An Equities Streak Last Seen 90 Years Ago Will Continue
“Stocks are expected to outperform bonds for the seventh consecutive year in 2018, a track record not seen since 1928,” according to Bank of America Merrill Lynch Global Research. In their outlook, the firm’s strategists are “bullish on stocks, bearish on bonds, long U.S. dollar, and long on volatility.”
Demand for U.S. Municipal Bonds Will Keep Growing
“The municipal bond market has long been dominated by U.S. individual investors seeking tax-free income. However, more non-U.S. investors faced with low (or negative) local interest rates are buying taxable munis for yield and also as a way to invest in U.S. infrastructure. We expect this trend to continue in 2018,” wrote Craig Brandon, the co-director of Municipal Investments at Eaton Vance.
If Investors Abandon Balanced Portfolios, a “Melt-Up” Could Occur
“If current macro trends continue, I wouldn’t be surprised if the equity market gained substantially from current levels in the months ahead in an almost parabolic fashion.” wrote Ryan Beach, the CEO of CLS Investments. But he worries investors are too deep in love with the current bull market and might abandon reason. “How many years in a row can we inaccurately warn that ‘winter’ is coming before investors lose confidence in our warnings and abandon our carefully crafted, diversified portfolios?”
Don’t Count Out the Automotive Industry
Giorgio Caputo, a senior fund manager at JO Hambro Capital Management, wrote that fears of disruption in the automotive industry are overstated. “With change slow-moving in the vehicle world, the persistence of incumbents is being underestimated, especially in the luxury space,” Caputo wrote. “Don’t count them out. Change is generally slow-moving, in five or even 10 years’ time we may very well find ourselves with an industry that looks a lot like today. Patient investors will be rewarded.”
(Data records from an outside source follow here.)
# pyani-plus/pyani-plus

Measured on AMD Instinct MI355X. Metric: pairwise genome comparisons/sec (N x N ANI matrix), higher is better.
Workload: dtype u64

## Files before the change

### pyani_plus_amd/csrc/kmer_hash.hip

```cpp
#include <cstdlib>
#include <type_traits>
#include <utility>

#include "pa_internal.h"
#include "murmur_dev.h"

namespace {

using namespace pa_dev;

constexpr int kThreads = 256;
constexpr uint32_t kStageCap = 1024;
constexpr uint32_t kStageCapSecond = 512;

constexpr int pow2_floor(int k) { int c = 1; while (2 * c <= k) c *= 2; return c; }

__device__ __forceinline__ uint32_t find_genome(const uint32_t *__restrict__ genome_blk, uint32_t n, uint32_t blk) {
  uint32_t lo = 0, hi = n;
  while (hi - lo > 1) {
    uint32_t mid = (lo + hi) >> 1;
    if (genome_blk[mid] <= blk) lo = mid; else hi = mid;
  }
  return lo;
}
// ... 26 lines not shown
    region_append(s, find_genome(s.genome_blk, s.n_genomes, t), h);
  } else {
    const unsigned long long g = atomicAdd(reinterpret_cast<unsigned long long *>(s.count), 1ULL);
    if (g < s.cap) {
      s.cand_hash[g] = h;
      s.cand_genome[g] = find_genome(s.genome_blk, s.n_genomes, t);
    }
  }
}

template <uint32_t Cap>
__device__ __forceinline__ void flush_staged(const CandSink &s, const uint64_t (&s_hash)[Cap], const uint32_t (&s_blk)[Cap],
                                             const uint32_t &s_n, unsigned long long &s_base, uint32_t blk0, uint32_t n_blocks64) {
  const uint32_t tid = threadIdx.x;
  __syncthreads();
  const uint32_t n = min(s_n, Cap);
  if (n == 0) return;
  if (s.region_off) {
    const uint32_t b0 = blk0 + blockIdx.x * kThreads;
    const uint32_t b1 = min(b0 + (uint32_t)kThreads, n_blocks64) - 1u;
    const uint32_t g0 = find_genome(s.genome_blk, s.n_genomes, b0);
    if (s.genome_blk[g0 + 1] > b1) {
      if (tid == 0) s_base = atomicAdd(&s.cursor[g0], n);
      __syncthreads();
      const uint64_t room = s.region_off[g0 + 1] - s.region_off[g0];
      uint64_t *__restrict__ dst = s.cand_hash + s.region_off[g0];
      for (uint32_t i = tid; i < n; i += kThreads) {
        const uint64_t slot = s_base + i;
        if (slot < room) dst[slot] = s_hash[i]; else *s.overflow = 1u;
      }
    } else {
      for (uint32_t i = tid; i < n; i += kThreads)
        region_append(s, find_genome(s.genome_blk, s.n_genomes, s_blk[i]), s_hash[i]);
    }
    return;
  }
  if (tid == 0) s_base = atomicAdd(reinterpret_cast<unsigned long long *>(s.count), (unsigned long long)n);
  __syncthreads();
  const unsigned long long base = s_base;
  for (uint32_t i = tid; i < n; i += kThreads) {
    const unsigned long long g = base + i;
    if (g < s.cap) {
      s.cand_hash[g] = s_hash[i];
      s.cand_genome[g] = find_genome(s.genome_blk, s.n_genomes, s_blk[i]);
    }
  }
}

__device__ __forceinline__ uint32_t rev_groups32(uint32_t x) {
  x = __builtin_bitreverse32(x);
  return ((x >> 1) & 0x55555555u) | ((x & 0x55555555u) << 1);
}

enum WordForm { kArithmetic = 0, kFirstTables = 1, kSecondTables = 2 };
template <int K, WordForm FORM>
__global__ __launch_bounds__(kThreads) void kmer_hash_kernel(
    const uint4 *__restrict__ packed, const uint2 *__restrict__ mask, const uint64_t *__restrict__ dirty, uint32_t n_blocks64,
    const uint32_t *__restrict__ genome_blk, uint32_t n_genomes, uint64_t max_hash,
    uint64_t *__restrict__ cand_hash, uint32_t *__restrict__ cand_genome, uint64_t cap,
    unsigned long long *__restrict__ count, const uint64_t *__restrict__ region_off, uint32_t *__restrict__ cursor,
    uint32_t *__restrict__ overflow, uint32_t blk0) {
  static_assert(K >= 1 && K <= 32, "a k-mer is one 64-bit register pair");
  constexpr uint32_t kCap = FORM == kSecondTables ? kStageCapSecond : kStageCap;
  __shared__ uint64_t s_hash[kCap];
  __shared__ uint32_t s_blk[kCap];
  __shared__ uint32_t s_n;
  __shared__ unsigned long long s_base;
  constexpr int kWords = (K + 7) / 8;
  __shared__ uint64_t s_lo[FORM == kFirstTables ? kWords : 1][256];
  __shared__ uint4 s_w[FORM == kSecondTables ? kWords : 1][256];
  __shared__ uint32_t s_hi[FORM != kArithmetic ? kWords : 1][256];

  const uint32_t tid = threadIdx.x;
  const CandSink sink{cand_hash, cand_genome, cap, reinterpret_cast<uint64_t *>(count), region_off, cursor, overflow, genome_blk, n_genomes};
  const uint32_t max_hi = (uint32_t)(max_hash >> 32);
  const bool take_all = max_hi == 0xffffffffu;
  const uint32_t screen_hi = max_hi + 1u;
  if (tid == 0) s_n = 0;
  if constexpr (FORM == kFirstTables) fill_first_products(s_lo, s_hi, tid, std::integral_constant<int, K>{});
  if constexpr (FORM == kSecondTables) fill_second_products(s_w, s_hi, tid, K);
  __syncthreads();

  const uint32_t t = blk0 + blockIdx.x * kThreads + tid;
  if (t < n_blocks64) {
    const uint4 cur = packed[t];
    uint2 pw = make_uint2(0u, 0u);
    if (t > 0) pw = reinterpret_cast<const uint2 *>(packed)[2 * (uint64_t)t - 1];
    uint32_t d1 = 0u, d2 = 0u;
    const uint32_t wave_blk = __builtin_amdgcn_readfirstlane(t & ~63u);
    const uint64_t dirty_word = dirty[wave_blk >> 6];
    if ((dirty_word >> (t & 63u)) & 1ull) {
      const uint2 m = mask[t];
      uint32_t d0 = t > 0 ? mask[t - 1].y : 0xffffffffu;
      d1 = m.x;
      d2 = m.y;
      int c = 1;
#pragma unroll
      for (; 2 * c <= K; c *= 2) {
        d2 |= alignbit(d2, d1, 32 - c);
        d1 |= alignbit(d1, d0, 32 - c);
        d0 |= d0 << c;
      }
      constexpr int cc = pow2_floor(K);
      constexpr int r = K - cc;
      if constexpr (r > 0) {
        d2 |= alignbit(d2, d1, 32 - r);
        d1 |= alignbit(d1, d0, 32 - r);
      }
    }
    const uint32_t bad[2] = {d1, d2};
    if ((d1 & d2) != 0xffffffffu) {
      constexpr uint64_t kMask = (K == 32) ? ~0ULL : ((1ULL << (2 * K)) - 1);
      constexpr uint32_t kMaskHi = (uint32_t)(kMask >> 32);
      uint32_t fw[8] = {pw.x, pw.y, cur.x, cur.y, cur.z, cur.w, 0u, 0u};
      uint32_t rw[6];
#pragma unroll
      for (int j = 0; j < 6; ++j) rw[j] = ~rev_groups32(fw[5 - j]);
      auto columns = [&](auto base_tag, int i_begin, int i_end) {
        constexpr int kBase = decltype(base_tag)::value;
#pragma unroll 1
        for (int i = i_begin; i < i_end; ++i) {
          constexpr int kOff = 33 - K;
          const uint32_t fo = 2u * (uint32_t)((i + kOff) & 15), ro = 30u - 2u * (uint32_t)i;
          uint32_t A[5], B[5];
#pragma unroll
          for (int j = 0; j < 5; ++j) {
            A[j] = alignbit(fw[kBase + j + 1], fw[kBase + j], fo);
            B[j] = alignbit(rw[j + 1], rw[j], ro);
          }
#pragma unroll
          for (int wi = 0; wi < 4; ++wi) {
            const uint32_t f_lo = A[wi], f_hi = A[wi + 1], r_lo = B[3 - wi], r_hi = B[4 - wi];
          const uint64_t f_lsb = u64_of(f_lo, f_hi) & kMask, r_lsb = u64_of(r_lo, r_hi) & kMask;
          const uint64_t fwd = __builtin_amdgcn_uicmpl(f_lsb, r_lsb, 37 );
          uint32_t clo, chi;
          asm("s_nop 1\n\tv_cndmask_b32_e64 %0, %1, %2, %3" : "=v"(clo) : "v"((uint32_t)r_lsb), "v"((uint32_t)f_lsb), "s"(fwd));
          asm("v_cndmask_b32_e64 %0, %1, %2, %3" : "=v"(chi) : "v"((uint32_t)(r_lsb >> 32)), "v"((uint32_t)(f_lsb >> 32)), "s"(fwd), "v"(clo));
          uint64_t P[4] = {0, 0, 0, 0};
#pragma unroll
          for (int j = 0; j < kWords; ++j) {
            const uint32_t src = j < 2 ? clo : chi;
            if constexpr (FORM == kSecondTables) {
              P[j] = second_product(s_w, s_hi, j, src);
            } else if constexpr (FORM == kFirstTables) {
              P[j] = first_product(s_lo, s_hi, j, src);
            } else {
              const uint32_t glo = (src >> (16 * (j & 1))) & 0xffu, ghi = (src >> (16 * (j & 1) + 8)) & 0xffu;
              const uint64_t word = u64_of(ascii_group(glo, K - 8 * j), ascii_group(ghi, K - 8 * j - 4));
              P[j] = word * ((j & 1) ? kC2 : kC1);
            }
          }
          (void)kMaskHi;
          uint64_t U, V;
          if constexpr (FORM == kSecondTables) murmur3_pre_last_mul_of_seconds<K>(P, U, V); else murmur3_pre_last_mul<K>(P, U, V);
          if (passes_screen(U, V, take_all, screen_hi)) {
            const uint64_t h = last_mul_and_fold(U, V);
            if (h > max_hash || ((bad[wi >> 1] >> (16 * (wi & 1) + i)) & 1u)) continue;
            stage_candidate(sink, s_hash, s_blk, s_n, t, h);
          }
          }
        }
      };
      constexpr int kOff0 = 33 - K, kSplit = (kOff0 & 15) ? 16 - (kOff0 & 15) : 16;
      columns(std::integral_constant<int, (kOff0 >> 4)>{}, 0, kSplit);
      if constexpr (kSplit < 16) columns(std::integral_constant<int, (kOff0 >> 4) + 1>{}, kSplit, 16);
    }
  }
  flush_staged(sink, s_hash, s_blk, s_n, s_base, blk0, n_blocks64);
}

template <int K>
__global__ __launch_bounds__(kThreads) void kmer_hash_wide_kernel(
    const uint4 *__restrict__ packed, const uint2 *__restrict__ mask, const uint64_t *__restrict__ dirty, uint32_t n_blocks64,
    const uint32_t *__restrict__ genome_blk, uint32_t n_genomes, uint64_t max_hash,
    uint64_t *__restrict__ cand_hash, uint32_t *__restrict__ cand_genome, uint64_t cap,
    unsigned long long *__restrict__ count, const uint64_t *__restrict__ region_off, uint32_t *__restrict__ cursor,
    uint32_t *__restrict__ overflow, uint32_t blk0) {
  static_assert(K >= 33 && K <= 64, "k-mers of 65 to 128 bits");
  __shared__ uint64_t s_hash[kStageCap];
  __shared__ uint32_t s_blk[kStageCap];
  __shared__ uint32_t s_n;
  __shared__ unsigned long long s_base;
  constexpr int kWords = (K + 7) / 8;
  __shared__ uint64_t s_lo[kWords][256];
  __shared__ uint32_t s_hi[kWords][256];
  const uint32_t tid = threadIdx.x;
  const CandSink sink{cand_hash, cand_genome, cap, reinterpret_cast<uint64_t *>(count), region_off, cursor, overflow, genome_blk, n_genomes};
  const uint32_t max_hi = (uint32_t)(max_hash >> 32);
  const bool take_all = max_hi == 0xffffffffu;
  const uint32_t screen_hi = max_hi + 1u;
  if (tid == 0) s_n = 0;
  fill_first_products(s_lo, s_hi, tid, std::integral_constant<int, K>{});
  __syncthreads();

  const uint32_t t = blk0 + blockIdx.x * kThreads + tid;
  if (t < n_blocks64) {
    const uint4 cur = packed[t];
    const uint4 prev = t > 0 ? packed[t - 1] : make_uint4(0u, 0u, 0u, 0u);
    uint32_t d2 = 0u, d3 = 0u;
    const uint32_t wave_blk = __builtin_amdgcn_readfirstlane(t & ~63u);
    const uint64_t dirty_word = dirty[wave_blk >> 6];
    const uint64_t before = wave_blk ? dirty[(wave_blk >> 6) - 1] >> 63 : 1ull;
    const uint64_t dirty_or_prev = dirty_word | (dirty_word << 1) | before;
    if ((dirty_or_prev >> (t & 63u)) & 1ull) {
      const uint2 m = mask[t];
      uint32_t d0 = 0xffffffffu, d1 = 0xffffffffu;
      if (t > 0) { const uint2 mp = mask[t - 1]; d0 = mp.x; d1 = mp.y; }
      d2 = m.x;
// ... 88 lines not shown
  const uint64_t wg_first = pos0 + ((uint64_t)blockIdx.y * gridDim.x + blockIdx.x) * (uint64_t)(kThreads * kLongIter);
#pragma unroll 1
  for (int it = 0; it < kLongIter; ++it) {
  const uint64_t e = wg_first + (uint64_t)it * kThreads + tid;
  if (e >= pos1 || e + 1 < k) continue;
  const uint64_t a = e + 1 - k;
  {
    const uint64_t m0 = a >> 5, m_last = e >> 5;
    const uint32_t sm = (uint32_t)(a & 31u);
    const uint32_t w0 = mask[m0], w1 = m0 + 1 <= m_last ? mask[m0 + 1] : 0u, w2 = m0 + 2 <= m_last ? mask[m0 + 2] : 0u;
    const uint32_t b0 = alignbit(w1, w0, sm), b1 = alignbit(w2, w1, sm);
    const uint32_t top = k == 64 ? 0xffffffffu : ((1u << (k - 32u)) - 1u);
    if (b0 | (b1 & top)) continue;
  }
  uint32_t F[4], R[4];
  {
    const uint64_t p0 = a >> 4, p_last = e >> 4;
    const uint32_t sp = 2u * (uint32_t)(a & 15u);
    uint32_t w[5];
#pragma unroll
    for (int i = 0; i < 5; ++i) w[i] = p0 + i <= p_last ? packed[p0 + i] : 0u;
#pragma unroll
    for (int i = 0; i < 4; ++i) F[i] = alignbit(w[i + 1], w[i], sp);
    const uint32_t used = 2u * k - 64u;
    if (used < 32u) { F[2] &= (1u << used) - 1u; F[3] = 0u; }
    else if (used < 64u) F[3] &= (1u << (used - 32u)) - 1u;
    const uint32_t C[6] = {~rev_groups32(F[3]), ~rev_groups32(F[2]), ~rev_groups32(F[1]), ~rev_groups32(F[0]), 0u, 0u};
    const uint32_t s = 128u - 2u * k, ws = s >> 5, bs = s & 31u;
#pragma unroll
    for (int i = 0; i < 4; ++i) R[i] = ws ? alignbit(C[i + 2], C[i + 1], bs) : alignbit(C[i + 1], C[i], bs);
    if (used < 32u) { R[2] &= (1u << used) - 1u; R[3] = 0u; }
    else if (used < 64u) R[3] &= (1u << (used - 32u)) - 1u;
  }
  const uint64_t f_hi = u64_of(F[2], F[3]), f_lo = u64_of(F[0], F[1]), r_hi = u64_of(R[2], R[3]), r_lo = u64_of(R[0], R[1]);
  const bool fwd = f_hi < r_hi || (f_hi == r_hi && f_lo <= r_lo);
  uint32_t c[4];
#pragma unroll
  for (int i = 0; i < 4; ++i) c[i] = fwd ? F[i] : R[i];
  uint64_t P[8] = {0, 0, 0, 0, 0, 0, 0, 0};
#pragma unroll
  for (uint32_t j = 0; j < 8; ++j) {
    if (j >= n_words) break;
    P[j] = first_product(s_lo, s_hi, j, c[j >> 1]);
  }
  uint64_t U, V;
  murmur3_pre_last_mul_rt(P, k, U, V);
  if (!passes_screen(U, V, take_all, screen_hi)) continue;
  const uint64_t h = last_mul_and_fold(U, V);
  if (h > max_hash) continue;
  append_candidate(sink, find_genome(genome_blk, n_genomes, (uint32_t)(e >> 6)), h);
  }
}

template <class Kernel>
int launch_blocks(pa_ctx *c, const char *name, Kernel kernel, const KmerHashArgs &a) {
  const ArenaView &v = a.arena;
  const CandSink &s = a.sink;
  return pa_launch(c, name, kernel, false, ceil_div(v.n_blocks64 - a.blk0, kThreads), kThreads, 0, a.stream,
                   reinterpret_cast<const uint4 *>(v.packed), reinterpret_cast<const uint2 *>(v.mask), v.dirty,
                   (uint32_t)v.n_blocks64, s.genome_blk, s.n_genomes, a.max_hash, s.cand_hash, s.cand_genome, s.cap,
                   reinterpret_cast<unsigned long long *>(s.count), s.region_off, s.cursor, s.overflow, (uint32_t)a.blk0);
}

template <int K>
int launch_k(pa_ctx *c, const KmerHashArgs &a) {
  if constexpr (K > 32) {
    return launch_blocks(c, "kmer_hash_wide_kernel", kmer_hash_wide_kernel<K>, a);
  } else {
#ifdef PA_TOOLS
    if constexpr (K == 31) {
      const char *v = PA_TOOL_ENV("PA_KMER_VARIANT");
      if (v && v[0] == '0') return launch_blocks(c, "kmer_hash_kernel<31, kArithmetic>", kmer_hash_kernel<K, kArithmetic>, a);
      if (v && v[0] == '1') return launch_blocks(c, "kmer_hash_kernel<31, kFirstTables>", kmer_hash_kernel<K, kFirstTables>, a);
    }
#endif
    return launch_blocks(c, "kmer_hash_kernel", kmer_hash_kernel<K, kSecondTables>, a);
  }
}

}

int pa_launch_kmer_hash(pa_ctx *c, const KmerHashArgs &a) {
  const uint64_t n_blocks64 = a.arena.n_blocks64;
  PA_REQUIRE(n_blocks64 < (1ULL << 32), "arena too large: %llu blocks of 64 bases", (unsigned long long)n_blocks64);
  if (n_blocks64 <= a.blk0) return PA_OK;
  const char *long_form = PA_TOOL_ENV("PA_KMER_LONG");
  if (a.k > 32 && a.k <= 64 && long_form && long_form[0] == 'p') {
    const CandSink &s = a.sink;
    const uint64_t pos0 = a.blk0 * 64, pos1 = n_blocks64 * 64;
    const uint64_t per_wg = (uint64_t)kThreads * kLongIter;
    const uint64_t n_wg = (pos1 - pos0 + per_wg - 1) / per_wg;
    const uint32_t gx = (uint32_t)std::min<uint64_t>(n_wg, 1u << 20), gy = (uint32_t)((n_wg + gx - 1) / gx);
    PA_REQUIRE(gy <= 65535u, "arena too large for one launch of the long k-mer kernel: %llu positions", (unsigned long long)(pos1 - pos0));
    return PA_LAUNCH_ON(c, a.stream, kmer_hash_long_kernel, LaunchDim(gx, gy), kThreads, 0, a.arena.packed, a.arena.mask, pos0, pos1, a.k,
                        s.genome_blk, s.n_genomes, a.max_hash, s.cand_hash, s.cand_genome, s.cap,
                        reinterpret_cast<unsigned long long *>(s.count), s.region_off, s.cursor, s.overflow);
  }
  PA_REQUIRE((a.blk0 & 63u) == 0, "k-mer hash launch must start at a multiple of 64 blocks, not %llu", (unsigned long long)a.blk0);
  int status = PA_E_INVALID;
  if (!dispatch_value(a.k, value_list<1, 64>{}, [&](auto k) { status = launch_k<k()>(c, a); })) pa_set_error("k=%u outside [1,64]", a.k);
  return status;
}
```

### pyani_plus_amd/csrc/murmur_dev.h

```cpp
#pragma once

#include <hip/hip_runtime.h>

#include <cstdint>

#include "murmur_words.h"

namespace pa_dev {

__device__ __forceinline__ uint32_t alignbit(uint32_t hi, uint32_t lo, uint32_t sh) {
  return __builtin_amdgcn_alignbit(hi, lo, sh);
}

__device__ __forceinline__ uint64_t u64_of(uint32_t lo, uint32_t hi) { return ((uint64_t)hi << 32) | lo; }

__device__ __forceinline__ uint64_t rotl64(uint64_t x, int r) {
  const uint32_t lo = (uint32_t)x, hi = (uint32_t)(x >> 32);
  if (r == 32) return u64_of(hi, lo);
  if (r < 32) return u64_of(alignbit(lo, hi, 32 - r), alignbit(hi, lo, 32 - r));
  return u64_of(alignbit(hi, lo, 64 - r), alignbit(lo, hi, 64 - r));
}

__device__ __forceinline__ uint64_t fmix64(uint64_t k) {
  k ^= k >> 33;
  k *= 0xff51afd7ed558ccdULL;
  k ^= k >> 33;
  k *= 0xc4ceb9fe1a85ec53ULL;
  k ^= k >> 33;
  return k;
}


__device__ __forceinline__ uint64_t times5_plus(uint64_t h, uint64_t c) {
  uint64_t t;
  asm("v_lshl_add_u64 %0, %1, 2, %1" : "=v"(t) : "v"(h));
  return t + c;
}

constexpr uint64_t kF1 = 0xff51afd7ed558ccdULL, kF2 = 0xc4ceb9fe1a85ec53ULL;
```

Cannabis and Cryptos to Take Off
“Each is rising independently, but their interrelated nature could push the investment case higher for each,” Matt Osborne, the co-founder and CIO of Altegris, wrote in a report. “Beginning in January 2018, California will join 28 other states allowing adults to buy marijuana for both medicinal and recreational purposes. Observers estimate that North American legal sales of marijuana, for medicinal and recreational use, will grow 27.5 percent annually, to reach more than $24.4 billion in 2021, up from $7.2 billion in 2016.” Osborne also wrote that the marijuana industry’s struggle handling cash has opened up another door of opportunity for digital currencies. Bitcoin and other cryptocurrencies could become more viable payment options partly out of necessity in 2018 if the marijuana industry grows as expected.
The Dollar Is a Question Mark
Wells Fargo said in a report it has a “moderately positive” outlook on emerging market currencies against the U.S. dollar and, domestically, it faces uncertainties in 2018. “Heightened geopolitical risk and U.S. policy uncertainty may produce volatility, and currency pairs may trade in wide ranges over the year. Tax reform to encourage U.S. companies to repatriate foreign earnings is unlikely to help the dollar, in our view, because corporate liquidity is already overwhelmingly held in dollars.”